Он остановился изумленный, растерянный.
– Почему же? О Саша!..
– Идемте, идемте... Я не знаю, кто это делает, но мужа осаждают анонимными письмами. Он мне не показывал, а только вскользь говорил об этом. Пишут какую-то грязную площадную гадость про меня и про вас. Словом, прошу вас, не ходите к нам.
– Саша! – умоляюще простонал Ромашов, протягивая к ней руки.
– Ах, мне это самой больно, мой милый, мой дорогой, мой нежный! Но это необходимо. Итак, слушайте: я боюсь, что он сам будет говорить с вами об этом... Умоляю вас, ради Бога, будьте сдержанны. Обещайте мне это.
– Хорошо, – произнес печально Ромашов.
– Ну, вот и все. Прощайте, мой бедный. Бедняжка! Дайте вашу руку. Сожмите крепко-крепко, так, чтобы мне стало больно. Вот так... Ой!.. Теперь прощайте. Прощай, радость моя!
Не доходя костра, они разошлись. Шурочка пошла прямо вверх, а Ромашов снизу, обходом, вдоль реки. Винт еще не окончился, но их отсутствие было замечено. По крайней мере Диц так нагло поглядел на подходящего к костру Ромашову и так неестественно-скверно кашлянул, что Ромашову захотелось запустить в него горящей головешкой.
Потом он видел, как Николаев встал из-за карт и, отведя Шурочку в сторону, долго что-то ей говорил с гневными жестами и со злым лицом. Она вдруг выпрямилась и сказала ему несколько слов с непередаваемым выражением негодования и презрения. И этот большой сильный человек вдруг покорно съежился и отошел от нее с видом укрощенного, но затаившего злобу дикого животного.
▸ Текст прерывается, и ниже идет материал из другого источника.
class VgxGenealogyIO(C.Structure):
    _fields_ = [("popNum", C.c_int64), ("hapNum", C.c_int64), ("sCounter", C.c_int64), ("ev_ptr", C.c_int64),
                ("ev_times", _F), ("ev_types", _I), ("ev_haplotypes", _I), ("ev_populations", _I),
                ("ev_newHaplotypes", _I), ("ev_newPopulations", _I),
                ("mev_rows", C.c_int64), ("mev_num", _I), ("mev_times", _F), ("mev_types", _I), ("mev_haplotypes", _I),
                ("mev_populations", _I), ("mev_newHaplotypes", _I), ("mev_newPopulations", _I),
                ("infectious", _I), ("rng_state", C.c_uint64 * 4), ("rng_has_uint32", C.c_int64), ("rng_uinteger", C.c_uint64),
                ("tree", _I), ("tree_pop", _I), ("times", _F),
                ("mut_cap", C.c_int64), ("mut_n", C.c_int64), ("mut_node", _I), ("mut_AS", _I), ("mut_DS", _I),
                ("mut_site", _I), ("mut_time", _F),
                ("mig_cap", C.c_int64), ("mig_n", C.c_int64), ("mig_node", _I), ("mig_old", _I), ("mig_new", _I),
                ("mig_time", _F), ("nodes_used", C.c_int64)]


class VgxGenealogiesIO(C.Structure):
    _fields_ = [("n", C.c_int64), ("replicates", _I), ("rng_state", C.POINTER(C.c_uint64)),
                ("node_off", _I), ("mut_off", _I), ("mig_off", _I),
                ("tree", _I), ("tree_pop", _I), ("times", _F),
                ("mut_node", _I), ("mut_AS", _I), ("mut_DS", _I), ("mut_site", _I), ("mut_time", _F),
                ("mig_node", _I), ("mig_old", _I), ("mig_new", _I), ("mig_time", _F),
                ("status", _I), ("status_arg", _I), ("nodes_used", _I), ("mut_n", _I), ("mig_n", _I),
                ("rng_out", C.POINTER(C.c_uint64)), ("layout", C.c_int64), ("passes", C.c_int64), ("ms", C.c_double * 3)]


class VgxTauGenealogyPrefix(C.Structure):
    _fields_ = [("ev_ptr", C.c_int64), ("ev_times", _F), ("ev_types", _I), ("ev_haplotypes", _I), ("ev_populations", _I),
                ("ev_newHaplotypes", _I), ("ev_newPopulations", _I),
                ("mev_rows", C.c_int64), ("mev_num", _I), ("mev_times", _F), ("mev_types", _I), ("mev_haplotypes", _I),
                ("mev_populations", _I), ("mev_newHaplotypes", _I), ("mev_newPopulations", _I)]


class VgxTauGenealogiesIO(C.Structure):
    _fields_ = [("n", C.c_int64), ("replicates", _I), ("rng_state", C.POINTER(C.c_uint64)),
                ("node_off", _I), ("mut_off", _I), ("mig_off", _I),
                ("tree", _I), ("tree_pop", _I), ("times", _F),
                ("mut_node", _I), ("mut_AS", _I), ("mut_DS", _I), ("mut_site", _I), ("mut_time", _F),
                ("mig_node", _I), ("mig_old", _I), ("mig_new", _I), ("mig_time", _F),
                ("status", _I), ("status_arg", _I), ("nodes_used", _I), ("mut_n", _I), ("mig_n", _I),
                ("rng_out", C.POINTER(C.c_uint64)), ("passes", C.c_int64), ("ms", C.c_double * 3)]


TAU_STEP_ROWS_MAX = 8192
GW_STEP_ROWS = 10


class VgxTimelinesIO(C.Structure):
    _fields_ = [("n", C.c_int64), ("replicates", _I), ("step_num", C.c_int64), ("semantics", C.c_int64),
                ("n_inf", C.c_int64), ("inf_pop", _I), ("inf_hap", _I), ("n_sus", C.c_int64), ("sus_pop", _I), ("sus_grp", _I),
                ("time_points", _F), ("inf_data", _F), ("inf_sample", _F), ("sus_data", _F), ("last_point", _I),
                ("loc_cap", C.c_int64), ("loc_n", _I), ("loc_state", _I), ("loc_pop", _I), ("loc_time", _F),
                ("passes", C.c_int64), ("ms", C.c_double * 3)]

Вскоре пикник кончился. Ночь похолодела, и от реки потянуло сыростью. Запас веселости давно истощился, и все разъезжались усталые. Недовольные, не скрывая зевоты. Ромашов опять сидел в экипаже против барышень Михиных и всю дорогу молчал. В памяти его стояли черные спокойные деревья, и темная гора, и кровавая полоса зари над ее вершиной, и белая фигура женщины, лежавшей в темной пахучей траве. Но все-таки сквозь искреннюю, глубокую и острую грусть он время от времени думал про самого себя патетически:
«Его красивое лицо было подернуто облаком скорби».